To estimate the success rate of PIPE in predicting the internal structure of protein complexes, we tested PIPE on 10 protein complexes (see Table ). Each complex consists of three subunits, and the subunits are reported to be interacting with each other in a chain format, that is "a-b-c", where protein "a" interacts with "b" but not with "c", and protein "c" interacts with "b" only. It should be noted however, that due to the technical limitations associated with the approaches used to generate our current view of the internal structure of protein complexes and in the absence of a sufficient number of studies on the crystal structural analysis of protein complexes, the topology of the reported complexes should be considered with caution. Regardless, these 10 protein complexes generated a total of 30 potential interactions, 20 of which were shown to exist and 10 of which were shown not to. PIPE detected 13 interactions of the 20 shown to exist. It also detected 4 false/novel interactions of the 10 shown not to exist. In total, from the 10 protein complexes, PIPE detected 3 internal architectures identical to what was reported previously. It should be noted that due to the absence of more reliable data, this may not represent the true success rate of PIPE but instead represents the overlap between the existing small data set and the data generated by PIPE.

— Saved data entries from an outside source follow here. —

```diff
+        x += st;
+        ++moved;
+      }
+    }
+    taken += moved;
+    win.rd += (uint32_t)moved;
+    win.left -= (uint32_t)moved;
+  }
+  return taken;
+}
+
+constexpr uint32_t RING_UNIT = 16, RING_SLOTS = 4, RING_DRAWS = RING_UNIT * RING_SLOTS;
+constexpr uint32_t RING_UNITS = MT_CODES / RING_UNIT;
+static_assert((MT_CODES / 2) % RING_UNIT == 0, "a half of the ring is whole units");
+TG_HD uint32_t ring_slot(uint32_t rd) { return (rd / RING_UNIT) % RING_SLOTS; }
+TG_HD uint32_t ring_free(uint32_t rd, uint32_t staged) {
+  return RING_SLOTS - (rd % RING_UNIT + staged) / RING_UNIT;
+}
+TG_HD uint32_t ring_order(uint32_t rd, uint32_t staged, uint32_t j) {
+  return (j - (rd + staged) / RING_UNIT) % RING_SLOTS;
+}
+TG_HD uint32_t ring_unit(uint32_t u, uint32_t k) {
+  return u + k >= RING_UNITS ? u + k - RING_UNITS : u + k;
+}
+TG_HD uint32_t ring_next_unit(uint32_t cur, uint32_t staged) {
+  return ((cur + staged) / RING_UNIT) % RING_UNITS;
+}
+TG_HD uint32_t ring_plan(uint32_t pos, uint32_t rd, uint32_t staged, uint32_t cur) {
+  const uint32_t f = ring_free(rd, staged);
+  if (!f) return 0u;
+  const uint32_t u = ring_next_unit(cur, staged), per_half = RING_UNITS / 2u;
+  const uint32_t h = pos >= (uint32_t)MT_HALF ? 1u : 0u;
+  return (u / per_half == h && (u + f - 1u) / per_half == h) ? f : 0u;
 }
 
 struct Rng {
@@ -1108,18 +1203,15 @@
   int lim = DIR > 0 ? -0x40000000 : 0x40000000;
   do {
     rng.phase(0);
-    bool capped = false;
-    while ((DIR > 0 ? e.py <= lim : e.py >= lim) && rng.has(TICK_DRAWS)) {
-      e.py += code_step(rng.code(), DIR < 0);
-      r.reward += -1;
+    if (const int t = rng.template walk<DIR>(e.py, lim, TICK_CAP - r.ticks)) {
+      r.reward -= t;
+      r.ticks += t;
       if (DIR > 0 ? e.py > lim : e.py < lim) pickups(L, e);
-      if (++r.ticks >= TICK_CAP) {
+      if (r.ticks >= TICK_CAP) {
         e.f |= E_TICKCAP;
-        capped = true;
-        lim = DIR > 0 ? -0x40000000 : 0x40000000;
+        break;
       }
     }
-    if (capped) break;
     rng.phase(1);
     rng.reserve(TICK_DRAWS);
     rng.phase(2);
@@ -1183,23 +1275,31 @@
   }
   if constexpr (K == O_JUMP_LEFT || K == O_JUMP_RIGHT || K == O_DOWN_LEFT || K == O_DOWN_RIGHT) {
     AirCells ac{0u, 0u, 0u, 0u, -0x40000000, 0, 0u};
-    do {
+    {
       rng.phase(0);
       rng.phase(1);
       rng.reserve(TICK_DRAWS);
       rng.phase(2);
-      if (o.init) {
-        r.reward += air_tick<K>(L, trig, m, e, o, rng, ac);
-      } else {
-        const int prim = policy<K>(L, m, e, o);
-        r.reward += tick<prims_of(K), R>(L, trig, m, e, prim, rng);
+      const int prim = policy<K>(L, m, e, o);
+      r.reward += tick<prims_of(K), R>(L, trig, m, e, prim, rng);
+      rng.phase(3);
+      if (++r.ticks >= TICK_CAP) {
+        e.f |= E_TICKCAP;
+        return;
       }
+    }
+    while (!o.done) {
+      rng.phase(0);
+      rng.phase(1);
+      rng.reserve(TICK_DRAWS);
+      rng.phase(2);
+      r.reward += air_tick<K>(L, trig, m, e, o, rng, ac);
       rng.phase(3);
       if (++r.ticks >= TICK_CAP) {
         e.f |= E_TICKCAP;
         break;
       }
-    } while (!o.done);
+    }
     return;
   }
   do {
diff --git a/gym-treasure-game_amd/csrc/tg_dev.h b/gym-treasure-game_amd/csrc/tg_dev.h
--- a/gym-treasure-game_amd/csrc/tg_dev.h
+++ b/gym-treasure-game_amd/csrc/tg_dev.h
@@ -225,6 +225,9 @@
       sync();
       fill();
     }
+    land();
+  }
+  __device__ __forceinline__ void land() {
     if (!loaded) {
       asm volatile("s_waitcnt vmcnt(0)" ::: "memory");
       nxc = read();
@@ -238,34 +241,9 @@
   }
   template <int DIR>
   __device__ __forceinline__ int walk(int& x, const int lim, const int cap) {
-    int taken = 0;
-    if (!((DIR > 0 ? x <= lim : x >= lim) && left >= TICK_DRAWS && cap > 0)) return 0;
-    uint32_t w = dword(rd >> 2);
-    while (true) {
-      const uint32_t wn = dword((rd >> 2) + 1u);
-      const int k = (int)(rd & 3u);
-      int moved = 0;
-      bool act = true;
-#pragma unroll
-      for (int i = 0; i < 4; ++i) {
-        const int st = code_step((w >> (8 * i)) & 0xFFu, DIR < 0);
-        act = act && (i >= k ? ((DIR > 0 ? x <= lim : x >= lim) &&
-                                left - (uint32_t)moved >= TICK_DRAWS && taken + moved < cap)
-                             : true);
-        if (i >= k && act) {
-          x += st;
-          ++moved;
-        }
-      }
-      taken += moved;
-      rd += (uint32_t)moved;
-      left -= (uint32_t)moved;
-      n += (uint32_t)moved;
-      draws += (uint32_t)moved;
-      if (moved < 4 - k) break;
-      if (!((DIR > 0 ? x <= lim : x >= lim) && left >= TICK_DRAWS && taken < cap)) break;
-      w = wn;
-    }
+    const int taken = walk_hops<DIR>(*this, x, lim, cap);
+    n += (uint32_t)taken;
+    draws += (uint32_t)taken;
     nxc = read();
     return taken;
   }
@@ -299,8 +277,15 @@
     return mt_double(w.w0, w.w1);
   }
   __device__ __forceinline__ double uniform(double a, double b) { return a + (b - a) * random(); }
+  __device__ __forceinline__ void drain() {
+    if (primed) land();
+  }
   __device__ __forceinline__ uint32_t finish() {
-    if (primed) asm volatile("s_waitcnt vmcnt(0) lgkmcnt(0)" ::: "memory");
+    if constexpr (FLOW) {
+      if (primed) asm volatile("s_waitcnt vmcnt(0) lgkmcnt(0)" ::: "memory");
+    } else {
+      drain();
+    }
     sync();
     primed = loaded = false;
     return pos | (stale == NONE ? 0u : entered ? MT_STALE : tag);
@@ -536,6 +521,7 @@
       act = io.actions[i];
     }
     r = env_step(L, trig, m, e, act, rng);
+    rng.drain();
     finish_step<AUTORESET, FINAL>(level_div(L), e, rng, i, r, ep, io);
     e.mti = rng.finish();
     draws = rng.draws;
diff --git a/gym-treasure-game_amd/csrc/tg_kernels.h b/gym-treasure-game_amd/csrc/tg_kernels.h
--- a/gym-treasure-game_amd/csrc/tg_kernels.h
+++ b/gym-treasure-game_amd/csrc/tg_kernels.h
@@ -332,6 +332,7 @@
     ph1 = rng.ph[1], ph2 = rng.ph[2], ph3 = rng.ph[3], prounds = rng.rounds;
 #endif
     r.done = is_done(e);
+    rng.drain();
     finish_step<AUTORESET, FINAL, false>(level_div(L), e, rng, i, r, ep, io);
     e.mti = rng.finish();
     draws = rng.draws;
```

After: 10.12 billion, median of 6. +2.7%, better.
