# LiZhuoHong/SegLand

Hardware: AMD Instinct MI355X
Metric: 512x512 tiles/sec fwd+bwd PSPNet-POP (higher is better)
Workload: dtype bf16; 1 GPU; PSPNet-POP resnet50 bf16, batch 16/GPU, 512x512, 8 logit channels, train_base.py loop body (fwd+loss+bwd+clip+AdamW x2), 1 x MI355X; global_batch=16, parallelism=dp1

## Files before the change

include/segland_hip_debug.h:

```cpp
#ifndef SEGLAND_HIP_DEBUG_H
#define SEGLAND_HIP_DEBUG_H
#include "segland_hip.h"
#ifdef __cplusplus
extern "C" {
#endif

void sl_debug_reset(void);

void sl_debug_conv_affine(int on);
void sl_debug_conv_p9(int on);
void sl_debug_conv_p9_lean(int on);
void sl_debug_conv_p8_k1(int on);
void sl_debug_conv_ring192(int on);
void sl_debug_conv_ringn64(int on);
void sl_debug_conv_rows_small(int on);
void sl_debug_ppm_fact_walk(int on);
void sl_debug_conv_parity(int on);
void sl_debug_ring_small_k(int k);
void sl_debug_ring64_max_tiles(int tiles);
void sl_debug_wgrad3(int on);
void sl_debug_wgrad_bias(int on);
void sl_debug_wgrad_tr(int on);
void sl_debug_wgrad_pair_min(int rows);
void sl_debug_attn_valu(int v);
void sl_debug_ce_tiled(int on);

void sl_debug_p8_trace(void* buf);
void sl_debug_wgrad_trace(void* buf);
void sl_debug_wgrad3_trace(void* buf);
void sl_debug_attn_trace(void* buf);

int sl_debug_wgrad3_plan(const SlConvDesc* d, int* out);

#ifdef __cplusplus
}
#endif
#endif
```

segland_amd/csrc/api.cpp:

```cpp
#include <stdarg.h>
#include <stdio.h>
#include <mutex>
#include <unordered_map>
#include "common.h"

static thread_local char g_err[512] = "";

void sl_set_error(const char* fmt, ...) {
  va_list ap;
  va_start(ap, fmt);
  vsnprintf(g_err, sizeof(g_err), fmt, ap);
  va_end(ap);
}

extern "C" int sl_version(void) { return 100; }
extern "C" const char* sl_last_error_string(void) { return g_err; }

__attribute__((visibility("hidden"))) int sl_lds_opt_in(const char* name, const void* kernel, size_t lds_bytes) {
  static std::mutex mu;
  static std::unordered_map<const void*, size_t> granted;
  std::lock_guard<std::mutex> lock(mu);
  size_t& have = granted[kernel];
  if (lds_bytes <= have) return 0;
  const hipError_t e = hipFuncSetAttribute(kernel, hipFuncAttributeMaxDynamicSharedMemorySize, (int)lds_bytes);
  if (e != hipSuccess) {
    sl_set_error("%s: opt-in to %zu bytes of dynamic LDS refused: %s", name, lds_bytes, hipGetErrorString(e));
    return (int)e;
  }
  have = lds_bytes;
  return 0;
}

extern "C" int sl_hip_clear_error(void) { return (int)hipGetLastError(); }
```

| Table 5Set of protein complexes with previously reported internal structures. This list was used to evaluate the efficiency of PIPE to predict the internal architecture of protein complexes. Only the adjacent subunits are reported to be interacting. |
Discussion of the algorithmic approach
As outlined in Materials and Methods, the PIPE method predicts the likelihood of interaction between two query proteins A and B by measuring how often pairs of subsequences in A and B co-occur in pairs of protein sequences in the dataset that are known to interact. The amount of computation involved is substantial. For a pair of interacting proteins, on average, several hours of computation time were required for a standard desktop machine. This time was observed to be directly proportional to the number of re-occurrences of similar sequences in different interacting proteins in our dataset of interacting protein partners. As the number of corresponding sequences that co-occurred in the dataset increased, so did the computation time associated with analyzing the target protein pair. Similarly, the computation time required for non-interacting protein pairs were observed to be significantly lower as the co-occurring sequences were absent in these pairs. For the next version of PIPE, we expect considerable speed improvements. The current version of PIPE concentrates on the predictive precision of the method and we are currently in the process of applying more sophisticated data structures and algorithms to reduce PIPE's computation time. In addition, we plan to parallelize PIPE so that it can be executed on a processor cluster instead of a single workstation, which is rather straightforward. We expect that this will provide further significant performance improvements.